(Beginning of Record excerpts)

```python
def lib(path=None):
    global _lib
    if path is not None and str(path) != str(LIB_PATH):
        if str(path) not in _libs:
            _libs[str(path)] = _bind(path)
        return _libs[str(path)]
    if _lib is None:
        _lib = _bind(LIB_PATH)
    return _lib
# ... 38 lines not shown
        L.dc_event_elapsed_ms.restype = C.c_float
        L.dc_event_elapsed_ms.argtypes = [vp, vp]
        for f in (L.dc_ntt_forward, L.dc_ntt_inverse):
            f.argtypes = [vp, u64p, lng, i32, vp, i32, i32, vp]
        L.dc_ntt_variant.argtypes = [vp, i32, i32, u64p, lng, i32, vp, i32, i32, vp]
        L.dc_ct_negate.argtypes = [vp, u64p, lng, u64p, lng, i32, vp]
        L.dc_ct_add.argtypes = [vp, u64p, lng, u64p, lng, u64p, lng, i32, vp]
        L.dc_ct_add_plain.argtypes = [vp, u64p, lng, u64p, lng, u64p, i32, vp]
        L.dc_ct_mul_plain.argtypes = [vp, u64p, lng, u64p, lng, u64p, i32, vp]
        L.dc_ct_mul_relin.argtypes = [vp, u64p, lng, u64p, lng, u64p, lng, u64p, i32, vp]
        L.dc_ct_mul_relin_rescale.argtypes = [vp, u64p, lng, u64p, lng, u64p, lng, u64p, u64p, vp, i32, vp]
        L.dc_ct_mul.argtypes = [vp, u64p, lng, u64p, lng, u64p, lng, i32, vp]
        L.dc_ct_relin.argtypes = [vp, u64p, lng, u64p, lng, u64p, i32, vp]
        L.dc_ct_mul_sum_relin.argtypes = [vp, u64p, lng, vp, vp, vp, i32, lng, u64p, i32, vp]
        L.dc_ct_rotate_hop.argtypes = [vp, u64p, lng, u64p, lng, C.c_uint32, u64p, i32, vp]
        L.dc_ct_rotate_hoisted.argtypes = [vp, vp, lng, u64p, lng, vp, vp, i32, i32, vp]
        L.dc_ct_rotate_sum_hoisted.argtypes = [vp, u64p, lng, vp, lng, vp, vp, vp, vp, i32, i32, vp]
        L.dc_ct_rotate_sum_hoisted_add.argtypes = [vp, u64p, lng, u64p, lng, vp, lng, vp, vp, vp, vp, i32, i32, vp]
        L.dc_ct_rescale.argtypes = [vp, u64p, lng, u64p, lng, i32, vp]
        L.dc_ct_modswitch.argtypes = [vp, u64p, lng, u64p, lng, i32, i32, vp]
        L.dc_keyswitch.argtypes = [vp, u64p, lng, u64p, u64p, u64p, u64p, i32, vp]
        L.dc_galois_ntt.argtypes = [vp, u64p, lng, u64p, lng, C.c_uint32, i32, i32, vp]
        L.dc_poly_mul.argtypes = [vp, u64p, u64p, u64p, i32, vp]
        L.dc_poly_add.argtypes = [vp, u64p, u64p, u64p, i32, vp]
        L.dc_poly_error_stats.argtypes = [vp, u64p, lng, u64p, lng, i32, i32, i32, vp, vp]
        L.dc_poly_error_stats.restype = None
        L.dc_galois_elt_from_step.restype = C.c_uint32
        L.dc_galois_elt_from_step.argtypes = [vp, i32]
        from .runner import bind_options

# ... 150 lines not shown
```

dacapo_amd/runner.py:

```python
from __future__ import annotations

import contextlib
import ctypes
import re
import weakref
from pathlib import Path

import numpy as np

from . import LIB_PATH

lw = None


def reinit_lw():
    global lw
    if lw is None:
        lw = bind_vm_lib(LIB_PATH)
    return lw


_vm_libs: dict = {}


# ... 63 lines not shown
    L.hevm_last_run_stats.argtypes = [ctypes.c_void_p, ctypes.POINTER(ctypes.c_int64), ctypes.POINTER(ctypes.c_int64),
                                       ctypes.POINTER(ctypes.c_int64)]
    L.hevm_last_run_hoist_stats.argtypes = [ctypes.c_void_p, ctypes.POINTER(ctypes.c_int64), ctypes.POINTER(ctypes.c_int64)]
    L.hevm_last_run_fold_rescale_stats.argtypes = [ctypes.c_void_p, ctypes.POINTER(ctypes.c_int64)]
    L.hevm_plan_lazy_groups.argtypes = [ctypes.c_void_p, ctypes.POINTER(ctypes.c_int32), ctypes.c_int64]
    L.hevm_plan_lazy_groups.restype = ctypes.c_int64
    L.hevm_plan_relin_groups.argtypes = [ctypes.c_void_p, ctypes.POINTER(ctypes.c_int32), ctypes.c_int64]
    L.hevm_plan_relin_groups.restype = ctypes.c_int64
    L.hevm_last_run_relin_stats.argtypes = [ctypes.c_void_p, ctypes.POINTER(ctypes.c_int64), ctypes.POINTER(ctypes.c_int64)]
    L.hevm_flatten_offsets.argtypes = [ctypes.c_void_p, ctypes.POINTER(ctypes.c_int64), ctypes.c_int]
    L.hevm_flatten_offsets.restype = ctypes.c_int
    L.hevm_plan_flatten_groups.argtypes = [ctypes.c_void_p, ctypes.POINTER(ctypes.c_int32), ctypes.c_int64]
    L.hevm_plan_flatten_groups.restype = ctypes.c_int64
    L.hevm_last_run_flatten_stats.argtypes = [ctypes.c_void_p] + [ctypes.POINTER(ctypes.c_int64)] * 3
    L.hevm_last_run_flatten_stats.restype = None
    L.hevm_set_streams.argtypes = [ctypes.c_void_p, ctypes.c_int]
    L.hevm_select_stream.argtypes = [ctypes.c_void_p, ctypes.c_int]
    L.hevm_encrypt_batch.argtypes = [ctypes.c_void_p, ctypes.c_int64, ctypes.c_void_p, ctypes.c_int, ctypes.c_int64, ctypes.c_int, ctypes.c_int,
                                     ctypes.c_int]
    L.hevm_encrypt_batch.restype = None
    for f in (L.hevm_decrypt_batch, L.hevm_decrypt_result_batch):
        f.argtypes = [ctypes.c_void_p, ctypes.c_int64, ctypes.c_void_p, ctypes.c_int64, ctypes.c_int, ctypes.c_int, ctypes.c_int]
        f.restype = None
    L.hevm_phase_batch.argtypes = [ctypes.c_void_p, ctypes.c_int64, ctypes.c_void_p, ctypes.c_int64, ctypes.c_int, ctypes.c_int]
    L.hevm_phase_batch.restype = ctypes.c_int
    L.hevm_last_io_stats.argtypes = [ctypes.c_void_p, ctypes.POINTER(ctypes.c_int64), ctypes.POINTER(ctypes.c_int64)]
    L.hevm_last_io_stats.restype = None
    L.dc_device_sync.argtypes = []
    L.dc_device_sync.restype = None
    L.hevm_last_run_bootstrap_seconds.argtypes = [ctypes.c_void_p]
# ... 352 lines not shown
    def flatten_stats(self):
        g, m, h = ctypes.c_int64(), ctypes.c_int64(), ctypes.c_int64()
        self.lw.hevm_last_run_flatten_stats(self.vm, ctypes.byref(g), ctypes.byref(m), ctypes.byref(h))
        return {"groups": g.value, "members": m.value, "hops_absorbed": h.value}

    def fold_rescale_stats(self):
        pairs = ctypes.c_int64()
        self.lw.hevm_last_run_fold_rescale_stats(self.vm, ctypes.byref(pairs))
        return pairs.value

    def stats(self):
        counts = (ctypes.c_int64 * 11)()
        ks, ntt = ctypes.c_int64(), ctypes.c_int64()
        self.lw.hevm_last_run_stats(self.vm, counts, ctypes.byref(ks), ctypes.byref(ntt))
        return {"op_counts": list(counts), "keyswitches": ks.value, "ntts": ntt.value,
                "bootstrap_s": float(self.lw.hevm_last_run_bootstrap_seconds(self.vm))}

    def printer(self, latency, rms, mem_usage=0.0):
        bench = re.search(r"optimized/(.*)/(.*)\.(.*)\._", self.hevm_path)
        print("======================================")
        print("---------------Option-----------------")
        if bench:
            print("compiler:", bench.group(1))
            print("benchname:", bench.group(2))
            print("waterline:", bench.group(3))
        print("library:", run_library)
        print("device:", run_hardware)
        print("---------------Result-----------------")
        print("latency:", latency)
        print("rms:", rms)
# ... 3 lines not shown
```

include/dacapo_ckks.h:

```cpp
#ifndef DACAPO_CKKS_H
#define DACAPO_CKKS_H

#include <stddef.h>
#include <stdint.h>

#ifdef __cplusplus
extern "C" {
#endif
#if defined(__GNUC__)
#pragma GCC visibility push(default)
#endif

typedef struct dc_context dc_context;
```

(End of Record excerpts)

▸ Exercise directions: Every line in the data above that contains the word "byref" should be copied.

▸ Reply to the exercise:
        self.lw.hevm_last_run_flatten_stats(self.vm, ctypes.byref(g), ctypes.byref(m), ctypes.byref(h))
        self.lw.hevm_last_run_fold_rescale_stats(self.vm, ctypes.byref(pairs))
        self.lw.hevm_last_run_stats(self.vm, counts, ctypes.byref(ks), ctypes.byref(ntt))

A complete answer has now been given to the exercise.